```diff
+typedef uint32_t acc_u32x4 __attribute__((ext_vector_type(4)));
+typedef uint32_t acc_u32x2 __attribute__((ext_vector_type(2)));
+struct acc_entry {
+  acc_u32x4 a0, a1, b0, b1, c0, c1;
+  acc_u32x2 a2, b2, c2;
+};
+__device__ __forceinline__ void acc_issue_word(uint32_t &w, const uint32_t *p) {
+  asm volatile("global_load_dword %0, %1, off" : "=v"(w) : "v"(p));
+}
+__device__ __forceinline__ void acc_issue_entry(acc_entry &r, const niels *src, bool neg) {
+  const fe *pair = &src->yplusx, *pa = pair + (neg ? 1 : 0), *pb = pair + (neg ? 0 : 1);
+  asm volatile(
+      "global_load_dwordx4 %0, %9, off\n\t"
+      "global_load_dwordx4 %1, %9, off offset:16\n\t"
+      "global_load_dwordx2 %2, %9, off offset:32\n\t"
+      "global_load_dwordx4 %3, %10, off\n\t"
+      "global_load_dwordx4 %4, %10, off offset:16\n\t"
+      "global_load_dwordx2 %5, %10, off offset:32\n\t"
+      "global_load_dwordx4 %6, %11, off offset:80\n\t"
+      "global_load_dwordx4 %7, %11, off offset:96\n\t"
+      "global_load_dwordx2 %8, %11, off offset:112"
+      : "=&v"(r.a0), "=&v"(r.a1), "=&v"(r.a2), "=&v"(r.b0), "=&v"(r.b1), "=&v"(r.b2), "=&v"(r.c0), "=&v"(r.c1), "=&v"(r.c2)
+      : "v"(pa), "v"(pb), "v"(src));
+}
+static_assert(sizeof(fe) == 40 && offsetof(niels, yplusx) == 0 && offsetof(niels, yminusx) == 40 && offsetof(niels, xy2d) == 80,
+              "acc_issue_entry addresses the fields of a table line by these offsets");
+#define BPP_ACC_ENTRY_OPERANDS(r) "+v"(r.a0), "+v"(r.a1), "+v"(r.a2), "+v"(r.b0), "+v"(r.b1), "+v"(r.b2), "+v"(r.c0), "+v"(r.c1), "+v"(r.c2)
+__device__ __forceinline__ void acc_wait_word(uint32_t &w) { asm volatile("s_waitcnt vmcnt(9)" : "+v"(w)); }
+__device__ __forceinline__ void acc_wait_entry(acc_entry &r) { asm volatile("s_waitcnt vmcnt(10)" : BPP_ACC_ENTRY_OPERANDS(r)); }
+__device__ __forceinline__ void acc_drain(uint32_t &keep, ge *&out) {
+  __builtin_amdgcn_sched_barrier(0);
+  asm volatile("s_waitcnt vmcnt(0)" : "+v"(keep), "+s"(out));
+  __builtin_amdgcn_sched_barrier(0);
+}
+__device__ __forceinline__ void acc_entry_niels(niels &q, const acc_entry &r) {
+#pragma unroll
+  for (int k = 0; k < 4; k++) {
+    q.yplusx.v[k] = r.a0[k], q.yplusx.v[4 + k] = r.a1[k];
+    q.yminusx.v[k] = r.b0[k], q.yminusx.v[4 + k] = r.b1[k];
+    q.xy2d.v[k] = r.c0[k], q.xy2d.v[4 + k] = r.c1[k];
+  }
+#pragma unroll
+  for (int k = 0; k < 2; k++) q.yplusx.v[8 + k] = r.a2[k], q.yminusx.v[8 + k] = r.b2[k], q.xy2d.v[8 + k] = r.c2[k];
+}
+
 __global__ void __launch_bounds__(64, BPP_ACC_WAVES) k_msm_accumulate(const uint32_t *__restrict__ sorted,
                                                        const uint32_t *__restrict__ starts,
                                                        const uint32_t *__restrict__ counts,
@@ -336,36 +383,48 @@
   const uint32_t bkt = order[(size_t)g * per_group + slot];
   const uint32_t a = starts[bkt], n = counts[bkt];
   if (n == 0) return;
-  uint32_t e = sorted[a];
+  const uint32_t *list = sorted + a;
+  const uint32_t last = n - 1u;
+  const uint32_t e0 = list[0], e1 = list[msm_list_pos(1u, last)];
   niels q;
-  niels_load_swapped(q, point_ptr(tabs, e & 0x7fffffffu), (e >> 31) != 0);
+  niels_load_swapped(q, point_ptr(tabs, e0 & 0x7fffffffu), (e0 >> 31) != 0);
   ge acc;
   ge_from_niels_first(acc, q);
   fe_fence(acc.X);
   fe_fence(acc.Y);
   fe_fence(acc.T);
-  if (n > 1) {
-    e = sorted[a + 1];
-    niels_load_swapped(q, point_ptr(tabs, e & 0x7fffffffu), (e >> 31) != 0);
-  }
+  uint32_t wx, wy;
+  acc_entry ra, rb;
+  bool neg_a = (e1 >> 31) != 0, neg_b;
+  acc_issue_word(wx, list + msm_list_pos(2u, last));
+  acc_issue_entry(ra, point_ptr(tabs, e1 & 0x7fffffffu), neg_a);
   uint32_t i = 1;
   while (i < n) {
-    uint32_t e2 = e;
-    niels q2;
-    if (i + 1 < n) {
-      e2 = sorted[a + i + 1];
-      niels_load_swapped(q2, point_ptr(tabs, e2 & 0x7fffffffu), (e2 >> 31) != 0);
-    }
-    ge_madd_swapped(acc, acc, q, (e >> 31) != 0);
+    acc_wait_word(wx);
+    neg_b = (wx >> 31) != 0;
+    acc_issue_word(wy, list + msm_list_pos(i + 2u, last));
+    acc_issue_entry(rb, point_ptr(tabs, wx & 0x7fffffffu), neg_b);
+    acc_wait_entry(ra);
+    acc_entry_niels(q, ra);
+    ge_madd_swapped(acc, acc, q, neg_a);
     if (++i >= n) break;
-    if (i + 1 < n) {
-      e = sorted[a + i + 1];
-      niels_load_swapped(q, point_ptr(tabs, e & 0x7fffffffu), (e >> 31) != 0);
-    }
-    ge_madd_swapped(acc, acc, q2, (e2 >> 31) != 0);
+    acc_wait_word(wy);
+    neg_a = (wy >> 31) != 0;
+    acc_issue_word(wx, list + msm_list_pos(i + 2u, last));
+    acc_issue_entry(ra, point_ptr(tabs, wy & 0x7fffffffu), neg_a);
+    acc_wait_entry(rb);
+    acc_entry_niels(q, rb);
+    ge_madd_swapped(acc, acc, q, neg_b);
     ++i;
   }
-  buckets[bkt] = acc;
+  uint32_t out = bkt;
+  ge *dst = buckets;
+  acc_drain(out, dst);
+  fe_fence(acc.X);
+  fe_fence(acc.Y);
+  fe_fence(acc.Z);
+  fe_fence(acc.T);
+  dst[out] = acc;
 }
 
 __global__ void __launch_bounds__(64) k_msm_window_rc(const ge *__restrict__ buckets, const uint32_t *__restrict__ counts,
```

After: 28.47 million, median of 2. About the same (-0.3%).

○ ○ ○ ○ ○

__TASK ITEM__
Report every line from the listing above where the string "counts" can be found.

__WRITTEN ANSWER__
                                                        const uint32_t *__restrict__ counts,
   const uint32_t a = starts[bkt], n = counts[bkt];
 __global__ void __launch_bounds__(64) k_msm_window_rc(const ge *__restrict__ buckets, const uint32_t *__restrict__ counts,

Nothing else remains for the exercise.